This study introduces a dynamic framework combining genetic algorithms and particle filters to improve opinion dynamics model predictions. The novel approach enhances accuracy by dynamically calibrating model parameters against real-world public opinion data.
Area of Science:
- Computational Social Science
- Mathematical Modeling
Background:
- Opinion dynamics models predict public opinion trends but suffer from deviations due to external factors and accumulated errors.
- Existing models struggle with real-time adaptation and error correction.
Purpose of the Study:
- To develop a dynamic framework for calibrating opinion dynamics models.
- To improve the accuracy of public opinion prediction by addressing model limitations.
Main Methods:
- A hybrid approach combining a genetic algorithm and a particle filter algorithm was developed.

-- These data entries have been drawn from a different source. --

# matchylabs/matchy

Hardware: AMD Instinct MI355X
Metric: log GB/s scanned (matchy match hot path, 100K IoCs) (higher is better)
Workload: dtype u8

## Files before the change

matchy_amd/csrc/device_common.h:

```cpp
#pragma once
#include <hip/hip_runtime.h>

#include "hashes.h"
#include "scan_types.h"

namespace mxy {

constexpr uint32_t C_B = 1, C_DIG = 2, C_DOT = 4, C_COLON = 8, C_AT = 16, C_LD = 32, C_NL = 64, C_TLD1 = 128;

constexpr uint64_t bnd_lo() {
    uint64_t m = 0;
    const int cs[] = {0x09, 0x0a, 0x0d, 0x20, 0x22, 0x27, 0x28, 0x29, 0x2c, 0x2f, 0x3a, 0x3b, 0x3c, 0x3d, 0x3e};
    for (int c : cs) m |= 1ull << c;
    return m;
}
constexpr uint64_t bnd_hi() {
    uint64_t m = 0;
    const int cs[] = {0x40, 0x5b, 0x5d, 0x7b, 0x7d};
    for (int c : cs) m |= 1ull << (c - 64);
    return m;
}
__device__ __forceinline__ bool d_is_boundary(uint32_t b) {
    if (b >= 128) return false;
    uint64_t m = b < 64 ? bnd_lo() : bnd_hi();
    return (m >> (b & 63)) & 1;
}
__device__ __forceinline__ bool d_is_digit(uint32_t b) { return b - '0' < 10u; }
__device__ __forceinline__ bool d_is_alpha(uint32_t b) { return (b | 0x20) - 'a' < 26u; }
__device__ __forceinline__ bool d_is_alnum(uint32_t b) { return d_is_digit(b) || d_is_alpha(b); }
__device__ __forceinline__ bool d_is_hex(uint32_t b) { return d_is_digit(b) || ((b | 0x20) - 'a' < 6u); }
__device__ __forceinline__ bool d_is_domain_char_fast(uint32_t b) { return d_is_alnum(b) || b == '-' || b == '.' || b >= 0x80; }
__device__ __forceinline__ bool d_is_domain_char(uint32_t b) { return d_is_alnum(b) || b == '-' || b == '.'; }
__device__ __forceinline__ bool d_is_email_local(uint32_t b) { return d_is_alnum(b) || b == '.' || b == '-' || b == '_' || b == '+'; }

__device__ __forceinline__ uint32_t class_of(uint32_t b) {
    uint32_t c = 0;
    if (d_is_boundary(b)) c |= C_B;
    if (d_is_digit(b)) c |= C_DIG;
    if (b == '.') c |= C_DOT;
    if (b == ':') c |= C_COLON;
    if (b == '@') c |= C_AT;
    if (d_is_alnum(b) || b >= 0x80) c |= C_LD;
    if (b == '\n') c |= C_NL;
    return c;
}

__device__ __forceinline__ uint32_t lane_id() { return __lane_id(); }
__device__ __forceinline__ uint64_t lanemask_lt() { return (1ull << lane_id()) - 1ull; }
__device__ __forceinline__ uint32_t mbcnt64_add(uint64_t m, uint32_t base) {
    return __builtin_amdgcn_mbcnt_hi((uint32_t)(m >> 32), __builtin_amdgcn_mbcnt_lo((uint32_t)m, base));
}
__device__ __forceinline__ uint32_t mbcnt64(uint64_t m) {
    return __builtin_amdgcn_mbcnt_hi((uint32_t)(m >> 32), __builtin_amdgcn_mbcnt_lo((uint32_t)m, 0u));
}

// ... 179 lines not shown
        const uint32_t n = (uint32_t)__popcll(m);
        if (left < n) {
            const uint32_t own = next == 0xFFFFFFFFu ? static_fn() : 0xFFFFFFFFu;
            pad_rest(out, cap);
            if (own != 0xFFFFFFFFu) {
                next = own;
                left = ANCHOR_CHUNK;
            } else {
                const uint32_t c = chunk_fn();
                uint32_t b = 0;
                uint32_t* const counter = counter_fn();
                if (lane_id() == 0) b = atomicAdd(counter, c);
                next = __builtin_amdgcn_readfirstlane(b);
                left = c;
            }
        }
        uint32_t slot = 0xFFFFFFFFu;
        if (emit) {
            slot = next + (uint32_t)__popcll(m & lanemask_lt());
            if (slot >= cap) slot = 0xFFFFFFFFu;
        }
        next += n;
        left -= n;
        return slot;
    }
};

struct LogView {
    const uint8_t* p;
    uint32_t len;
    __device__ __forceinline__ uint32_t at(uint32_t i) const { return p[i]; }
};

__device__ inline bool d_valid_utf8(const uint8_t* s, uint32_t n) {
    uint32_t i = 0;
    while (i < n) {
        uint32_t c = s[i];
        if (c < 0x80) { ++i; continue; }
        uint32_t l = (c >= 0xC2 && c <= 0xDF) ? 2 : (c >= 0xE0 && c <= 0xEF) ? 3 : (c >= 0xF0 && c <= 0xF4) ? 4 : 0;
        if (l == 0 || i + l > n) return false;
        uint32_t c1 = s[i + 1];
        uint32_t lo = 0x80, hi = 0xBF;
        if (c == 0xE0) lo = 0xA0;
        if (c == 0xED) hi = 0x9F;
        if (c == 0xF0) lo = 0x90;
        if (c == 0xF4) hi = 0x8F;
        if (c1 < lo || c1 > hi) return false;
        for (uint32_t k = 2; k < l; ++k) if ((s[i + k] & 0xC0) != 0x80) return false;
        i += l;
    }
    return true;
}

struct ByteMasks { uint64_t dc, dot, dash, high; };
struct ByteMasks32 { uint32_t dc, dot, dash, high; };
__device__ __forceinline__ ByteMasks32 domain_masks32(uint32_t x) {
    constexpr uint32_t H = 0x80808080u, L7 = 0x7F7F7F7Fu;
    const uint32_t t = x & L7, l = t | 0x20202020u;
    const uint32_t dig = (t + 0x50505050u) & ~(t + 0x46464646u);
    const uint32_t alp = (l + 0x1F1F1F1Fu) & ~(l + 0x05050505u);
    const uint32_t ndot = (t ^ 0x2E2E2E2Eu) + L7, ndash = (t ^ 0x2D2D2D2Du) + L7;
    ByteMasks32 m;
    m.high = x & H;
    m.dot = ~ndot & ~x & H;
    m.dash = ~ndash & ~x & H;
    m.dc = (((dig | alp) & ~x) | m.dot | m.dash | m.high) & H;
    return m;
}
__device__ __forceinline__ ByteMasks domain_masks(uint64_t x) {
    const ByteMasks32 lo = domain_masks32((uint32_t)x), hi = domain_masks32((uint32_t)(x >> 32));
    ByteMasks m;
    m.dc = (uint64_t)lo.dc | ((uint64_t)hi.dc << 32);
    m.dot = (uint64_t)lo.dot | ((uint64_t)hi.dot << 32);
    m.dash = (uint64_t)lo.dash | ((uint64_t)hi.dash << 32);
    m.high = (uint64_t)lo.high | ((uint64_t)hi.high << 32);
    return m;
}

__device__ __forceinline__ bool d_ipv4_from_window(uint4 q, uint32_t t4, uint32_t dot, uint32_t& start, uint32_t& end, uint32_t& addr) {
    const uint32_t b3 = q.x >> 24, b2 = (q.x >> 16) & 0xFF, b1 = (q.x >> 8) & 0xFF, b0 = q.x & 0xFF;
    if (!d_is_digit(b3)) return false;
    const bool g2 = d_is_digit(b2), g1 = g2 && d_is_digit(b1);
    const uint32_t n1 = 1u + g2 + g1;
    const uint32_t before = g1 ? b0 : g2 ? b1 : b2;
    if (!d_is_boundary(before)) return false;
    const uint32_t first = g1 ? b1 : g2 ? b2 : b3;
    uint32_t a = g1 ? (b1 - 48) * 100 + (b2 - 48) * 10 + (b3 - 48) : g2 ? (b2 - 48) * 10 + (b3 - 48) : (b3 - 48);
    if (a > 255 || (n1 > 1 && first == '0')) return false;
    uint32_t r0 = __builtin_amdgcn_alignbyte(q.z, q.y, 1), r1 = __builtin_amdgcn_alignbyte(q.w, q.z, 1), r2 = __builtin_amdgcn_alignbyte(t4, q.w, 1);
    uint32_t pos = dot + 1;
#pragma unroll
    for (int o = 0; o < 3; ++o) {
        const uint32_t c0 = r0 & 0xFF, c1 = (r0 >> 8) & 0xFF, c2 = (r0 >> 16) & 0xFF, c3 = r0 >> 24;
        if (!d_is_digit(c0)) return false;
        const bool h1 = d_is_digit(c1), h2 = h1 && d_is_digit(c2);
        const uint32_t n = 1u + h1 + h2;
        const uint32_t v = h2 ? (c0 - 48) * 100 + (c1 - 48) * 10 + (c2 - 48) : h1 ? (c0 - 48) * 10 + (c1 - 48) : (c0 - 48);
        if (v > 255 || (h1 && c0 == '0')) return false;
        const uint32_t sep = h2 ? c3 : h1 ? c2 : c1;
        a = (a << 8) | v;
        pos += n;
        if (o < 2) {
            if (sep != '.') return false;
            pos += 1;
            r0 = __builtin_amdgcn_alignbyte(r1, r0, n); r1 = __builtin_amdgcn_alignbyte(r2, r1, n); r2 = __builtin_amdgcn_alignbyte(0u, r2, n);
            r0 = __builtin_amdgcn_alignbyte(r1, r0, 1); r1 = __builtin_amdgcn_alignbyte(r2, r1, 1); r2 = r2 >> 8;
        } else if (!d_is_boundary(sep)) {
            return false;
        }
    }
    start = dot - n1; end = pos; addr = a;
    return true;
}
__device__ __forceinline__ bool val_ipv4_fast(const uint8_t* log, uint32_t dot, uint32_t& start, uint32_t& end, uint32_t& addr) {
    uint4 q;
    uint32_t t4;
    __builtin_memcpy(&q, log + dot - 4, 16);
    __builtin_memcpy(&t4, log + dot + 12, 4);
    return d_ipv4_from_window(q, t4, dot, start, end, addr);
}

__device__ inline bool val_ipv4(const LogView& lg, uint32_t dot, uint32_t& start, uint32_t& end, uint32_t& addr) {
    uint32_t s = dot;
    while (s > 0 && dot - s < 3 && d_is_digit(lg.at(s - 1))) --s;
    if (s == dot) return false;
    if (s > 0 && !d_is_boundary(lg.at(s - 1))) return false;
    uint32_t pos = s, a = 0;
    for (int idx = 0; idx < 4; ++idx) {
        uint32_t v = 0, digits = 0, first = 0;
        while (pos < lg.len && digits < 3) {
// ... 51 lines not shown
```

matchy_amd/csrc/hashes.h:

```cpp
#pragma once
#include <cstddef>
#include <cstdint>

#if defined(__HIPCC__)
#include <hip/hip_runtime.h>
#define MXY_HD __host__ __device__ inline __attribute__((always_inline))
#else
#define MXY_HD inline
#endif

namespace mxy {

MXY_HD uint64_t rotl64(uint64_t x, int r) { return (x << r) | (x >> (64 - r)); }

template <class Fetch>
MXY_HD uint64_t xxh64_fetch(Fetch f, size_t len, uint64_t seed) {
    const uint64_t P1 = 11400714785074694791ULL, P2 = 14029467366897019727ULL, P3 = 1609587929392839161ULL,
                   P4 = 9650029242287828579ULL, P5 = 2870177450012600261ULL;
    auto rd64 = [&](size_t o) {
        uint64_t v = 0;
        for (int k = 7; k >= 0; --k) v = (v << 8) | (uint64_t)f(o + k);
        return v;
    };
    auto rd32 = [&](size_t o) {
// ... 79 lines not shown
}

struct Xxh64Stream {
    static constexpr uint64_t P1 = 11400714785074694791ULL, P2 = 14029467366897019727ULL, P3 = 1609587929392839161ULL,
                              P4 = 9650029242287828579ULL, P5 = 2870177450012600261ULL;
    uint64_t v1, v2, v3, v4, lane[4] = {0, 0, 0, 0}, cur = 0, total = 0;
    uint32_t nlane = 0, ncur = 0;
    MXY_HD explicit Xxh64Stream(uint64_t seed) : v1(seed + P1 + P2), v2(seed + P2), v3(seed), v4(seed - P1) {}
    static MXY_HD uint64_t round(uint64_t acc, uint64_t in) { acc += in * P2; acc = rotl64(acc, 31); return acc * P1; }
    static MXY_HD uint64_t merge(uint64_t acc, uint64_t val) { val = round(0, val); acc ^= val; return acc * P1 + P4; }
    MXY_HD void push(uint32_t byte) {
        cur |= (uint64_t)(byte & 0xFF) << (8 * ncur);
        ++total;
        if (++ncur == 8) {
            lane[nlane] = cur; cur = 0; ncur = 0;
            if (++nlane == 4) {
                v1 = round(v1, lane[0]); v2 = round(v2, lane[1]); v3 = round(v3, lane[2]); v4 = round(v4, lane[3]);
                nlane = 0;
            }
        }
    }
    MXY_HD uint64_t finish(uint64_t seed) const {
        uint64_t h;
        if (total >= 32) {
            h = rotl64(v1, 1) + rotl64(v2, 7) + rotl64(v3, 12) + rotl64(v4, 18);
            h = merge(h, v1); h = merge(h, v2); h = merge(h, v3); h = merge(h, v4);
        } else {
            h = seed + P5;
        }
        h += total;
        for (uint32_t k = 0; k < nlane; ++k) { h ^= round(0, lane[k]); h = rotl64(h, 27) * P1 + P4; }
        uint64_t rest = cur;
        uint32_t n = ncur;
        if (n >= 4) { h ^= (rest & 0xFFFFFFFFull) * P1; h = rotl64(h, 23) * P2 + P3; rest >>= 32; n -= 4; }
        for (; n; --n) { h ^= (rest & 0xFF) * P5; h = rotl64(h, 11) * P1; rest >>= 8; }
        h ^= h >> 33; h *= P2; h ^= h >> 29; h *= P3; h ^= h >> 32;
        return h;
    }
};

MXY_HD uint32_t name_hash31(uint64_t l0, uint64_t l1, uint64_t l2, uint64_t l3, uint32_t n) {
    const uint64_t lane[4] = {l0, l1, l2, l3};
    uint32_t h = n * 0x9E3779B1u + 0x7F4A7C15u;
    for (int k = 0; k < 4; ++k) {
        const int rem = (int)n - 8 * k;
        const uint64_t m = rem >= 8 ? ~0ull : rem <= 0 ? 0ull : ((1ull << (8 * rem)) - 1ull);
        const uint64_t v = lane[k] & m;
        h = (h ^ (uint32_t)v) * 0x85EBCA6Bu; h ^= h >> 15;
        h = (h ^ (uint32_t)(v >> 32)) * 0xC2B2AE35u; h ^= h >> 13;
    }
    h *= 0x27D4EB2Fu; h ^= h >> 16;
    return h;
}

MXY_HD uint64_t fx_u32(uint32_t v) { return rotl64((uint64_t)v * 0xf1357aea2e62a9c5ULL, 26); }

constexpr uint32_t TLD_TAB_BITS = 11;
MXY_HD uint32_t tld_tab_slot(uint32_t lo, uint32_t hi24) { return ((lo ^ (hi24 * 0x9E3779B1u)) * 0x85EBCA6Bu) >> (32 - TLD_TAB_BITS); }

MXY_HD uint32_t tld_hash8(uint32_t lo, uint32_t hi) {
    uint32_t h = (lo * 0x9E3779B1u) ^ (hi * 0x85EBCA6Bu);
    h ^= h >> 16; h *= 0x7FEB352Du; h ^= h >> 15;
    return h;
}

MXY_HD uint64_t psl_hash_init() { return 0xcbf29ce484222325ULL; }
MXY_HD uint64_t psl_hash_step(uint64_t h, uint8_t b) { return (h ^ b) * 0x100000001b3ULL; }
MXY_HD uint64_t psl_hash_finish(uint64_t h) { h ^= h >> 29; h *= 0xbf58476d1ce4e5b9ULL; h ^= h >> 32; return h; }

}
```

matchy_amd/csrc/validate_kernels.hip:

```cpp
#include <hip/hip_runtime.h>

#include <cstdlib>

#include "hashes.h"
#include "scan_types.h"

#include "device_shared.h"

namespace mxy {


struct BackReader {
    const uint8_t* p;
    uint32_t pos;
    uint32_t cb;
    uint32_t k;
    uint64_t cur, nxt;
    __device__ __forceinline__ static uint64_t load8(const uint8_t* a) { uint64_t v; __builtin_memcpy(&v, a, 8); return v; }
    __device__ __forceinline__ void init(const uint8_t* base, uint32_t q) {
        p = base; pos = q; cb = 0; k = 0; cur = 0; nxt = 0;
        if (q >= 16) { cb = q - 8; k = 8; cur = load8(p + cb); nxt = load8(p + cb - 8); }
    }
    __device__ __forceinline__ uint32_t next() {
        --pos;
// ... 165 lines not shown
    }
    while (open && p < lg.len) {
        uint32_t c = lg.at(p);
        if (!d_is_domain_char_fast(c)) { stop_c = c; break; }
        if (c == '.') return false;
        if (p - j >= db.max_tld_len) return false;
        th = tld_hash_step(th, c);
        ++p;
    }
    const uint32_t e = p, ll = e - j;
    if (edge && stop_c == 0x100) *edge = true;
    if (ll > db.max_tld_len) return false;
    if (stop_c != 0x100 && !d_is_boundary(stop_c)) return false;
    bool alone = false;
    if (wide && ll <= 7) {
        const uint32_t lo = ll >= 4 ? w.x : (w.x & ((1u << (8 * ll)) - 1u));
        const uint32_t hi = ll > 4 ? (w.y & ((1u << (8 * (ll - 4))) - 1u)) : 0u;
        uint32_t slot = tld_tab_slot(lo, hi);
        for (;;) {
            const uint2 t = tldtab[slot];
            if ((t.y >> 24) == 0) return false;
            if (t.x == lo && (t.y & 0xFFFFFFu) == hi) { alone = (t.y >> 24) & 1; break; }
            slot = (slot + 1) & ((1u << TLD_TAB_BITS) - 1);
        }
    } else {
        const uint32_t bit = tld_hash_bit(th);
        if (!((bloom[bit >> 5] >> (bit & 31)) & 1)) return false;
    }
    uint32_t s;
    BackReader br;
    br.init(lg.p, e);
    WalkInit wi;
    wi.rh = psl_hash_init();
    WalkState ws{};
    const int r = alone ? domain_walk_back<false>(lg, db, min_labels, e, br, wi, s, long_out ? &ws : nullptr, nullptr, edge)
                        : domain_walk_back<true>(lg, db, min_labels, e, br, wi, s, long_out ? &ws : nullptr, nullptr, edge);
    if (r == WALK_LONG) { long_out->st = ws; long_out->e = e; long_out->alone = alone; return WALK_LONG; }
    if (r != WALK_YES) return WALK_NO;
    start = s; end = e;
    return WALK_YES;
}
__device__ bool val_domain_resume(const LogView& lg, const DevDb& db, uint32_t min_labels, const DomLong& dl, uint32_t& start, uint32_t& end, bool& need_utf8) {
    BackReader br;
    br.init(lg.p, dl.st.pos);
    WalkInit wi;
    wi.rh = psl_hash_init();
    wi.cur = dl.st.cur; wi.last_c = dl.st.last_c; wi.labels = dl.st.labels; wi.high = dl.st.high; wi.bad = dl.st.bad; wi.found = dl.st.found;
    uint32_t s;
    if (domain_walk_back<false>(lg, db, min_labels, dl.e, br, wi, s, nullptr, &need_utf8) != WALK_YES) return false;
    start = s; end = dl.e;
    return true;
}
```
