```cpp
__host__ __device__ inline int pyr_src_ofs(int d, double inv, int sn) {
    float fr = (float)(((double)d + 0.5) * inv - 0.5);
    int o = (int)floorf(fr);
    return o < 0 ? 0 : (o > sn - 1 ? sn - 1 : o);
}
__host__ __device__ inline int pyr_first_at_least(int bound, double inv, int sn, int dn) {
    if (bound <= 0) return 0;
    int d = (int)((double)bound / inv);
    d = d < 0 ? 0 : (d > dn ? dn : d);
    while (d > 0 && pyr_src_ofs(d - 1, inv, sn) >= bound) d--;
    while (d < dn && pyr_src_ofs(d, inv, sn) < bound) d++;
    return d;
}

constexpr int kBlurRows = 16;
constexpr int kBlurSegW = 128;
constexpr int kBlurStripsPerWg = 8;
inline int cv_round(double v) { return (int)std::lrint(v); }

}
}

struct eao_orb {
    using Geom = eao::orb::Geom; using CellDesc = eao::orb::CellDesc; using PyrArgs = eao::orb::PyrArgs; using ImgSrc = eao::orb::ImgSrc;
    eao_orb_cfg cfg;
    std::vector<float> scale, invScale, sigma2, invSigma2;
    std::vector<int> quota;
    int umax[16];
    Geom geom;
    bool geomValid = false;
    int batchCap = 0;
    std::vector<CellDesc> cells;
    size_t quadLds = 0;
    eao::DevBuf<int4> d_pyrRanges;
    eao::DevBuf<int2> d_pyrCoef;
    PyrArgs pyr;
    size_t pyrLds = 0;
    bool pyrFused = false;
    hipStream_t stream = nullptr;
    hipStream_t side = nullptr;
    hipStream_t spacer = nullptr;
    bool evLastValid = false;
    hipStream_t lastStream = nullptr;
    hipEvent_t evLast = nullptr;
    bool everyCallEvent = false, evLastRecorded = false;
    hipEvent_t evStart = nullptr, evFork = nullptr, evJoin = nullptr, evFast0 = nullptr, evMid = nullptr;
    eao::DevBuf<Geom> d_geom;
    eao::DevBuf<CellDesc> d_cells;
    eao::DevBuf<uint8_t> d_pyr, d_blur, d_in;
    eao::DevBuf<unsigned> d_cellcand, d_cand, d_levelkps;
    eao::DevBuf<unsigned short> d_nodeof;
    eao::DevBuf<unsigned char> d_qtnodes;
    eao::DevBuf<int> d_cellcnt, d_levelcnt, d_candcnt, d_nout;
    eao::DevBuf<eao_keypoint> d_kps;
    unsigned char* pinOut = nullptr;
    size_t pinOutCap = 0;
    unsigned char* pinUp = nullptr;
    size_t pinUpCap = 0;
    eao::DevBuf<uint8_t> d_desc;
    eao::DevBuf<float> d_xyr;
    eao::DevBuf<unsigned char> d_stereo;
    unsigned char* pinPyr = nullptr;
    size_t pinPyrCap = 0;
    eao_orb_level_view pyrViews[eao::orb::kMaxLevels] = {};
    int pyrFrame = -1, pyrBorder = -1;
    int autoPyrBorder = -1;
    bool lastComplete = false;
    ImgSrc lastSrc{};
    int lastBatch = 0;
    bool profiling = false;
    long long* d_dbg = nullptr;
    std::vector<hipEvent_t> evs;
    size_t evUsed = 0;
    struct StreamSlot {
        unsigned char* pinIn = nullptr; unsigned char* pinOut = nullptr;
        unsigned char* pinOutDev = nullptr;
        unsigned char* dIn = nullptr; unsigned char* dOut = nullptr;
        hipEvent_t evIn = nullptr, evDone = nullptr, evOut = nullptr;
        int batch = 0;
        bool submitted = false;
    };
    std::vector<StreamSlot> slots;
    hipStream_t sUp = nullptr, sRun = nullptr, sDown = nullptr;
    int sW = 0, sH = 0, sB = 0, sCap = 0, sPitch = 0;
    size_t sInBytes = 0, sOutBytes = 0, sOffK = 0, sOffD = 0;
};

namespace eao {
namespace orb {
constexpr uintptr_t kNoCallerStream = ~(uintptr_t)0;
eao_status ensure(eao_orb* h, int W, int H, int batch, hipStream_t caller = (hipStream_t)kNoCallerStream);
eao_status order_behind_last_call(eao_orb* h, hipStream_t st);
void stream_release(eao_orb* h);
eao_status wait_last_extraction(eao_orb* h);
eao_status upload_frames(eao_orb* h, const uint8_t* img, int width, int height, int stride, long long frame_stride, int batch);
eao_status enqueue(eao_orb* h, const uint8_t* d_img, int pitch0, long long fs0, int batch, eao_keypoint* d_kps, uint8_t* d_desc, int cap, int* d_n, hipStream_t st);
eao_status enqueue_pyramid_export(eao_orb* h, int frame, int border);
void launch_quadtree(const eao_orb* h, hipStream_t str, int nb, int f0, int lFirst, int nLev);
eao_status quadtree_reserve_lds(size_t bytes);
}
}
```

Before: 271.1 million kpts/s.

## Compute 7-tap Gaussian blur as int8 MFMA matrix products with precomputed tap tables

Adds a blur kernel that expresses the separable 7-tap Gaussian as two int8 MFMA matrix multiplies (horizontal then vertical) over 32x32 tiles. It uses host-built, deduplicated tap matrices that fold reflect-101 borders into the weights, and splits intermediates into hi/lo byte planes to keep exact integer results. The aim is to move blur arithmetic off the vector ALUs onto matrix cores. In exchange it adds LDS staging, table loads, and a VALU fallback for levels too small for the tiling. It is enabled by default and can be disabled with an environment variable.

```diff
diff --git a/eao_fusion_amd/csrc/orb.hip b/eao_fusion_amd/csrc/orb.hip
--- a/eao_fusion_amd/csrc/orb.hip
+++ b/eao_fusion_amd/csrc/orb.hip
@@ -641,6 +641,141 @@
     else blur_strip<0>(src, pitch, dst, L.pitch, x4, y0, L.w, L.h);
 }
 
+typedef int bm_v4i __attribute__((ext_vector_type(4)));
+typedef int bm_v16i __attribute__((ext_vector_type(16)));
+typedef bm_v4i bm_v4i_a4 __attribute__((aligned(4)));
+struct BlurMPacked { bm_v4i hi, lo; };
+
+constexpr int kBlurMLdsPitch = 80;
+__device__ __forceinline__ void blur_m_load(const uint8_t* __restrict__ src, int pitch, int h, int blk, unsigned ws, int lane, bm_v4i raw[2]) {
+#pragma unroll
+    for (int k = 0; k < 2; k++) {
+        const int y = min(max(kBlurMTile * blk + 16 * k + (lane >> 2), 0), h - 1);
+        raw[k] = *reinterpret_cast<const bm_v4i_a4*>(src + (unsigned)(__umul24(y, pitch) + ws + 16 * (lane & 3)));
+    }
+}
+
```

- A fitness function was designed to match model parameters with initial public opinion observations.
- Particle distribution was used to track the opinion dynamic system's state with successive observations.
Main Results:
- The proposed framework dynamically calibrates opinion dynamics model parameters.
- Testing on typical models demonstrated improved prediction accuracy.
- The method effectively reduces deviations caused by external factors and random errors.
Conclusions:
- The dynamic calibration framework significantly enhances the predictive power of opinion dynamics models.
- This approach offers a more robust method for forecasting public opinion trends.
- The integration of genetic algorithms and particle filters provides a powerful tool for adaptive modeling.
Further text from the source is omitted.